If you're in a seated position,
Just really try to shine the crown of your head nice and tall to relax your shoulders.
Maybe roll your shoulders for a few moments just to really feel into that to add some movement before we then come into a quite still position.
So choose the position that feels most comfortable to you where you feel like you can just rest.
So try to resist any movement during it.
If you need to move,
That's also okay.
It's just about the trying part.
If you're on a chair,
Have your feet firmly connected to the ground and your hands in all of the positions if you're lying on your back.
If you're sitting on a chair,
If you're in a seated position,
Just maybe lying on your back.
Maybe it feels comfortable for you to have your arms next to your body.
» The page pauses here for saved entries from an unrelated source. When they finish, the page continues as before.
// ... 34 lines not shown
  std::vector<std::pair<int, int>> mixed_sizes;
  std::vector<uint32_t*> mixed_images;
  std::vector<DevTexEntry> tex_table;
  DevTexEntry* d_tex_table = nullptr;
  int pool_kind = OFDG_POOL_UNIFORM;
  uint32_t pool_seed = 0;
  std::unique_ptr<RefSampler> sampler;
  long long step = 0;
  struct Slot {
    RealizedBatch batch;
    DevBuf<DevShape> d_shapes;
    DevBuf<DevShapeFrame> d_frames;
    DevBuf<int2> d_verts;
    DevBuf<DevObject> d_objects;
    DevBuf<DevSample> d_samples;
    DevBuf<char> d_rec;
    DevBuf<int4> d_items;
    DevBuf<DevBgPrep> d_bgprep;
    DevBuf<uint32_t> d_bgtex;
    DevBuf<uint32_t> d_bgC;
    DevBuf<unsigned long long> d_blockmask;
    int res_objects = 0;
    bool bgprep_pending = false;
    int box_parity = 0;
    size_t box_stride = 0;
    int mask_used[2] = {0, 0};
    hipEvent_t ev_uploaded = nullptr;
    bool upload_pending = false;
    hipStream_t upload_stream = nullptr;
    DevBuf<DevCropRef> d_croptab;
    DevBuf<float> d_bgwarp;
    DevBuf<unsigned> d_bgwarp_max;
    hipEvent_t compose_event = nullptr;
    bool compose_pending = false;
    hipStream_t compose_stream = nullptr;
    int* d_item_count = nullptr;
    int res_samples = 0, res_shapes = 0;
  };
  static constexpr int kUserSlots = 16;
  Slot slots[kUserSlots];
  struct Stage {
    void* h = nullptr;
    size_t bytes = 0;
    hipEvent_t free_ev = nullptr;
    bool pending = false;
  };
// ... 673 lines not shown
  return OFDG_OK;
}
static void bgprep_caps(ofdg_ctx* c, int* cap_cw, int* cap_ch, bool* fusable) {
  if (c->bg_cap_n == c->pool_n && c->bg_cap_cw > 0) { *cap_cw = c->bg_cap_cw; *cap_ch = c->bg_cap_ch; *fusable = c->bg_fusable; return; }
  const int TW = 2 * c->prm.width, TH = 2 * c->prm.height;
  int cw = (int)((float)TW / 0.75f) + 2, ch = (int)((float)TH / 0.75f) + 2;
  bool all_large = true;
  auto small = [&](int w, int h) { if (w < TW || h < TH) { all_large = false; cw = std::max(cw, w + h / 8 + 4); ch = std::max(ch, h + w / 8 + 4); } };
  if (c->pool_mixed) for (const auto& wh : c->mixed_sizes) small(wh.first, wh.second);
  else small(c->pool_w, c->pool_h);
  c->bg_cap_cw = cw; c->bg_cap_ch = ch; c->bg_cap_n = c->pool_n; c->bg_fusable = all_large;
  *cap_cw = cw; *cap_ch = ch; *fusable = all_large;
}

static int reserve_workspaces(ofdg_ctx* c, size_t n_shapes) {
  const size_t need_cov = n_shapes * 2 * (size_t)c->prm.width * c->prm.height + 16;
  if (need_cov <= c->chains[0].cov.cap) return OFDG_OK;
  HIP_OK(c, hipDeviceSynchronize());
  for (int k = 0; k < c->n_chains; ++k) HIP_OK(c, c->chains[k].cov.reserve(need_cov));
  return OFDG_OK;
}

static int prepare_backgrounds(ofdg_ctx* c, ofdg_ctx::Slot& sl, int n, bool records_resident, hipStream_t s, uint32_t* err, hipEvent_t stop = nullptr);
static int launch_counter_sampler(ofdg_ctx* c, ofdg_ctx::Slot& sl, long long first_index, hipStream_t s, uint32_t* err) {
  const int stride = sl.res_shapes / sl.res_samples;
  const int prep = c->prm.background_prep ? 1 : 0;
  CsRealizeDims D{c->prm.width, c->prm.height, c->pool_n, c->pool_w, c->pool_h, sl.res_samples, stride, prep,
                  c->prm.mode == 9 ? c->crop_server.n_crops : 0, c->fg_src.stride, c->fg_src.origin, c->bg_src.stride, c->bg_src.origin,
                  (unsigned long long)(uintptr_t)c->pool, c->d_tex_table, c->prm.mode == 9 ? c->d_cs_croptab : nullptr};
  hipLaunchKernelGGL(cs_sample_realize_kernel, dim3(sl.res_samples * kCsGroups), dim3(64), 0, s, c->cs_mode, D, first_index,
                     sl.d_shapes.p, sl.d_objects.p, sl.d_samples.p, err, sl.d_bgprep.p);
  HIP_OK(c, hipGetLastError());
  sl.bgprep_pending = prep != 0;
  return OFDG_OK;
}

static void* own_stream(ofdg_ctx* c, void* stream) { return stream == OFDG_STREAM_OWN ? ofdg_stream(c) : stream; }

static ofdg_ctx::Chain& take_chain(ofdg_ctx* c) {
  const int k = (int)(c->next_chain % (unsigned)c->n_chains);
  c->next_chain++;
  c->last_chain = k;
  return c->chains[k];
}
static hipStream_t chain_stream(const ofdg_ctx* c, const ofdg_ctx::Chain& ch, hipStream_t st) { return c->overlap ? ch.stream : st; }

// ... 8 lines not shown
  return OFDG_OK;
}
static int discard_all_prepared(ofdg_ctx* c) {
  c->bg_cap_n = -1;
  for (int k = 0; k < c->n_chains; ++k) { int rc = discard_prepared(c, c->chains[k]); if (rc != OFDG_OK) return rc; }
  return OFDG_OK;
}

static RenderDims render_dims(const ofdg_ctx* c, const ofdg_ctx::Slot& sl) {
  const int W = c->prm.width, H = c->prm.height;
  RenderDims dm;
  dm.W = W; dm.H = H; dm.pool_w = c->pool_w; dm.pool_h = c->pool_h;
  dm.use_aa = c->prm.use_antialiasing ? 1 : 0;
  dm.n_samples = sl.res_samples;
  dm.n_shapes = sl.res_shapes;
  dm.tiles_x = (W + kTileW - 1) / kTileW;
  dm.tiles_y = (H + kTileH - 1) / kTileH;
  dm.bg_pitch = c->prm.background_prep ? 2 * W : c->bg_src.pitch;
  dm.fg_pitch = c->fg_src.pitch;
  return dm;
}

static int launch_prepare(ofdg_ctx* c, ofdg_ctx::Chain& ch, ofdg_ctx::Slot& sl, hipStream_t st, long long cs_first_index = -1,
                          bool hand_over = true) {
  const int W = c->prm.width, H = c->prm.height;
  const int n_sf = sl.res_shapes * 2;
  const RenderDims dm = render_dims(c, sl);
  { int rc = discard_prepared(c, ch); if (rc != OFDG_OK) return rc; }
  const long long ticket = c->ticket++;
  uint32_t* const err = err_word(c, ticket);
  hipEvent_t* ev = nullptr;
  if (c->profiling && c->ev_sets > 0 && (c->launch_count % c->ev_stride) == 0) {
    const size_t set = (size_t)(c->ev_alloc++ % c->ev_sets);
    ev = &c->ev[set * 6];
    c->ev_composed[set] = 0;
    c->ev_bgprep[set] = 0;
  }
  c->launch_count++;
  if (!c->overlap) {
    if (c->have_last_user_st && c->last_user_st != st) HIP_OK(c, hipDeviceSynchronize());
    c->last_user_st = st; c->have_last_user_st = true;
  }
  hipStream_t S = chain_stream(c, ch, st);
  uint8_t* cov = ch.cov.p;
  if (sl.upload_pending && sl.upload_stream != S) {
    if (hipEventQuery(sl.ev_uploaded) == hipSuccess) sl.upload_pending = false;
    else HIP_OK(c, hipStreamWaitEvent(S, sl.ev_uploaded, 0));
  }
  if (ch.done_pending && ch.done_stream != S) {
    if (hipEventQuery(ch.ev_done) != hipSuccess) HIP_OK(c, hipStreamWaitEvent(S, ch.ev_done, 0));
    ch.done_pending = false;
  }
  if (sl.compose_pending && sl.compose_stream != S) {
    if (hipEventQuery(sl.compose_event) == hipSuccess) sl.compose_pending = false;
    else HIP_OK(c, hipStreamWaitEvent(S, sl.compose_event, 0));
  }
  const DevCropRef* croptab = cs_first_index >= 0 ? c->d_cs_croptab : sl.d_croptab.p;
  HIP_OK(c, take_err_word(c, ticket, S));
  if (cs_first_index >= 0) {
    int rc = launch_counter_sampler(c, sl, cs_first_index, S, err);
    if (rc != OFDG_OK) return rc;
  }
  const int bp = sl.box_parity;
  sl.box_parity ^= 1;
  unsigned long long* box_cur = sl.d_blockmask.p + (size_t)bp * sl.box_stride;
  unsigned long long* box_next = sl.d_blockmask.p + (size_t)(bp ^ 1) * sl.box_stride;
  sl.mask_used[bp] = sl.res_samples * dm.tiles_x * ((H + kBandRows - 1) / kBandRows) * 2;
  const int n_mask_words = sl.mask_used[bp ^ 1];
  const bool prof_prep = ev && c->profiling == 2;
  hipExtLaunchKernelGGL(geom_kernel, dim3(std::max(1, (n_sf + kGeomWaves - 1) / kGeomWaves)), dim3(64 * kGeomWaves), 0, S,
                        prof_prep ? ev[0] : nullptr, prof_prep ? ev[1] : nullptr, 0, sl.d_shapes.p, sl.res_shapes, c->d_cs_tab, W, H,
                        sl.d_frames.p, sl.d_verts.p, box_cur, err, sl.d_item_count, sl.d_items.p, croptab);
  HIP_OK(c, hipGetLastError());
  const bool prep_last = sl.bgprep_pending;
  hipEvent_t last_stop = ev ? (c->profiling == 2 ? nullptr : ev[4]) : (hand_over ? ch.ev_prep : nullptr);
  hipExtLaunchKernelGGL(raster_kernel, dim3(kRasterGrid * 4 / kRasterWaves), dim3(64 * kRasterWaves), 0, S, nullptr,
                        (ev && (c->profiling == 2 || prep_last)) ? ev[3] : (prep_last ? nullptr : last_stop), 0,
                        sl.d_frames.p, sl.d_items.p, sl.d_item_count, sl.d_verts.p, W, H, cov, box_next, n_mask_words, box_cur);
  HIP_OK(c, hipGetLastError());
  if (prep_last) {
    int rcb = prepare_backgrounds(c, sl, sl.res_samples, true, S, err, (ev && c->profiling == 2) ? ev[2] : last_stop);
    if (rcb != OFDG_OK) return rcb;
    sl.bgprep_pending = false;
    if (ev) c->ev_bgprep[(size_t)(ev - c->ev.data()) / 6] = 1;
  }
  if (ev && hand_over) HIP_OK(c, hipEventRecord(ch.ev_prep, S));
  ch.prep.valid = true; ch.prep.slot = &sl; ch.prep.first_index = cs_first_index; ch.prep.n = sl.res_samples;
  ch.prep.box_cur = box_cur; ch.prep.croptab = croptab; ch.prep.ev = ev; ch.prep.stream = S; ch.prep.ticket = ticket;
  ch.prep.ahead = false;
  return OFDG_OK;
}

static int launch_compose(ofdg_ctx* c, ofdg_ctx::Chain& ch, float* d_img0, float* d_img1, float* d_flow, hipStream_t st) {
  if (!ch.prep.valid) { c->err = "internal: compose without a prepared batch"; return OFDG_EINVAL; }
  ofdg_ctx::Slot& sl = *ch.prep.slot;
  const int W = c->prm.width, H = c->prm.height;
  const RenderDims dm = render_dims(c, sl);
  const int compose_grid = dm.tiles_x * dm.tiles_y * dm.n_samples * 4;
  hipEvent_t* ev = ch.prep.ev;
  unsigned long long* box_cur = ch.prep.box_cur;
  const DevCropRef* croptab = ch.prep.croptab;
  uint8_t* cov = ch.cov.p;
  const hipStream_t S = ch.prep.stream;
  const bool foreign = S != st;
  const uint32_t* bgpool = c->prm.background_prep ? sl.d_bgtex.p : (c->pool_bg ? c->pool_bg : c->pool);
  const uint32_t* fgpool = c->pool_fg ? c->pool_fg : c->pool;
  if (c->prm.background_prep && !bgpool) { c->err = "background_prep: the slot has no prepared backgrounds"; return OFDG_EINVAL; }
// ... 30 lines not shown
    const bool span_is_the_launch = c->profiling == 2 || (!foreign && !ch.prep.ahead);
    if (span_is_the_launch) {
      c->ev_count++;
      c->ev_composed[(size_t)(ev - c->ev.data()) / 6] = 1;
    }
  }
  if (done) {
    sl.compose_pending = true; sl.compose_stream = CS; sl.compose_event = done;
    ch.done_pending = true; ch.done_stream = CS;
  } else {
    sl.compose_pending = false;
  }
  return OFDG_OK;
}

static int launch_resident(ofdg_ctx* c, ofdg_ctx::Chain& ch, ofdg_ctx::Slot& sl, float* d_img0, float* d_img1, float* d_flow,
                           hipStream_t st, long long cs_first_index = -1) {
  int rc = launch_prepare(c, ch, sl, st, cs_first_index, chain_stream(c, ch, st) != st);
  if (rc != OFDG_OK) return rc;
  return launch_compose(c, ch, d_img0, d_img1, d_flow, st);
}

constexpr int kPrepGrid = 4096;
static int ensure_bgprep_tables(ofdg_ctx* c) {
  const int TW = 2 * c->prm.width, TH = 2 * c->prm.height;
  if (c->bg_tab_w == TW && c->bg_tab_h == TH) return OFDG_OK;
  auto build = [&](int s, DevBuf<uint16_t>& d_at, DevBuf<double>& d_alpha) -> int {
    std::vector<uint16_t> at((size_t)s * s, 0);
    std::vector<double> alpha((size_t)s * s, 0.0);
    for (int n = 1; n < s; ++n) {
      const double f = s > 1 ? (n - 1.) / (s - 1) : 0;
      double curr = 0, old = 0;
      int pos = 0;
      for (int x = 0; x < s; ++x) {
        alpha[(size_t)n * s + x] = curr - (unsigned int)curr;
        at[(size_t)n * s + x] = (uint16_t)pos;
        old = curr;
        curr = std::min(n - 1., curr + f);
        pos += (int)((unsigned int)curr - (unsigned int)old);
      }
    }
    HIP_OK(c, d_at.reserve(at.size()));
    HIP_OK(c, d_alpha.reserve(alpha.size()));
    HIP_OK(c, hipMemcpy(d_at.p, at.data(), at.size() * sizeof(uint16_t), hipMemcpyHostToDevice));
    HIP_OK(c, hipMemcpy(d_alpha.p, alpha.data(), alpha.size() * sizeof(double), hipMemcpyHostToDevice));
    return OFDG_OK;
  };
  if (TW > 65535 || TH > 65535) { c->err = "background_prep: frame too large for the resize tables"; return OFDG_EINVAL; }
  HIP_OK(c, hipDeviceSynchronize());
  int rc = build(TW, c->d_bg_at_x, c->d_bg_alpha_x);
  if (rc == OFDG_OK) rc = build(TH, c->d_bg_at_y, c->d_bg_alpha_y);
  if (rc != OFDG_OK) return rc;
  c->bg_tab_w = TW; c->bg_tab_h = TH;
  return OFDG_OK;
}

static int prepare_backgrounds(ofdg_ctx* c, ofdg_ctx::Slot& sl, int n, bool records_resident, hipStream_t s, uint32_t* err, hipEvent_t stop) {
  const int W = c->prm.width, H = c->prm.height;
  if (!records_resident || !sl.d_bgprep.p || sl.d_bgprep.cap < (size_t)n) { c->err = "internal: background preparation without its records"; return OFDG_EINVAL; }
  HIP_OK(c, sl.d_bgtex.reserve((size_t)n * 4 * W * H));
  int cap_cw, cap_ch;
  bool fusable;
  bgprep_caps(c, &cap_cw, &cap_ch, &fusable);
  const bool staged = c->prm.background_prep == 1;
  constexpr int kBgPrepBlocks = 192;
  if (staged) {
    int rct = ensure_bgprep_tables(c);
    if (rct != OFDG_OK) return rct;
  }
  if (!staged) {
    hipExtLaunchKernelGGL(bgprep_kernel, dim3((W * H + 255) / 256, n), dim3(256), 0, s, nullptr, stop, 0, sl.d_bgprep.p, W, H, sl.d_bgtex.p);
    HIP_OK(c, hipGetLastError());
    return OFDG_OK;
  }
  const DevResizeTabs T{c->d_bg_at_x.p, c->d_bg_alpha_x.p, c->d_bg_at_y.p, c->d_bg_alpha_y.p};
  if (fusable && n <= kPrepMaxSamples) {
    hipExtLaunchKernelGGL(bgprep_stream_kernel, dim3(kPrepGrid), dim3(64), (size_t)(n + 1) * sizeof(int), s, nullptr, stop, 0, sl.d_bgprep.p, T, W, H, n, cap_cw, cap_ch, sl.d_bgtex.p, err,
                          c->d_prep_paths);
    HIP_OK(c, hipGetLastError());
    return OFDG_OK;
  }
  HIP_OK(c, sl.d_bgC.reserve((size_t)n * cap_cw * cap_ch));
  hipLaunchKernelGGL(bgprep_rotcrop_kernel, dim3(kBgPrepBlocks, n), dim3(256), 0, s, sl.d_bgprep.p, T, W, H, cap_cw, cap_ch, sl.d_bgC.p,
                     err);
  hipExtLaunchKernelGGL(bgprep_resize_kernel, dim3(kBgPrepBlocks, n), dim3(256), 0, s, nullptr, stop, 0, sl.d_bgprep.p, T, W, H, cap_cw, cap_ch, sl.d_bgC.p,
                        sl.d_bgtex.p);
  HIP_OK(c, hipGetLastError());
  return OFDG_OK;
}

static int upload_slot(ofdg_ctx* c, ofdg_ctx::Slot& sl, const ofdg_task* tasks, int n_tasks, const ofdg_blueprint* bps,
                       int n_bps, hipStream_t st, ofdg_ctx::Stage& stage, bool shared) {
  if (!c->pool && !c->pool_mixed) { c->err = "Could not open texture collection (no texture pool)"; return OFDG_ETEXTURES; }
  { int rcf = finalise_pool(c); if (rcf != OFDG_OK) return rcf; }
  { int rct = ensure_tex_table(c); if (rct != OFDG_OK) return rct; }
  RealizeConfig cfg{c->prm.width, c->prm.height, c->prm.mode, c->pool_n, c->pool_w, c->pool_h, c->prm.background_prep};
  cfg.pool_addr = (uint64_t)(uintptr_t)c->pool;
  cfg.tex_table = c->pool_mixed && c->prm.background_prep ? c->tex_table.data() : nullptr;
  cfg.fg_stride = c->fg_src.stride; cfg.fg_origin = c->fg_src.origin; cfg.bg_stride = c->bg_src.stride; cfg.bg_origin = c->bg_src.origin;
  if (stage.pending) {
    if (hipEventQuery(stage.free_ev) != hipSuccess) HIP_OK(c, hipEventSynchronize(stage.free_ev));
    stage.pending = false;
  }
  if (sl.compose_pending && sl.compose_stream != st) {
    HIP_OK(c, hipStreamWaitEvent(st, sl.compose_event, 0));
    sl.compose_pending = false;
  }
  sl.res_samples = 0;
  int rc = realize_batch(cfg, tasks, n_tasks, bps, n_bps, &sl.batch, &c->err, &c->crop_server);
  if (rc != OFDG_OK) return rc;
// ... 151 lines not shown
  if (c->prm.background_prep) {
    HIP_OK(c, sl.d_bgprep.reserve(n));
    HIP_OK(c, sl.d_bgtex.reserve((size_t)n * 4 * W * H));
  }
  if (!sl.d_item_count) {
    HIP_OK(c, hipMalloc((void**)&sl.d_item_count, sizeof(int)));
    HIP_OK(c, hipMemset(sl.d_item_count, 0, sizeof(int)));
    HIP_OK(c, hipDeviceSynchronize());
  }
  sl.res_samples = n;
  sl.res_shapes = (int)shapes_cap;
  sl.res_objects = (int)n_obj;
  sl.batch.samples.clear();
  return OFDG_OK;
}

Maybe you rest your left hand over your heart center,
Your right hand on top of your belly.
I do like starting some of the meditations in a lying position because it really helps you to focus on your breathing and feel where your breath is flowing in and out of your body.
If you're in a seated position,
Maybe rest your hands on top of your thighs or your knees.
Your palms can face towards the sky,
Towards the ceiling or face down.
Just choose the position that feels intuitively right to you.
During this whole time at the moment,
I really liked just placing both of my hands over my heart center.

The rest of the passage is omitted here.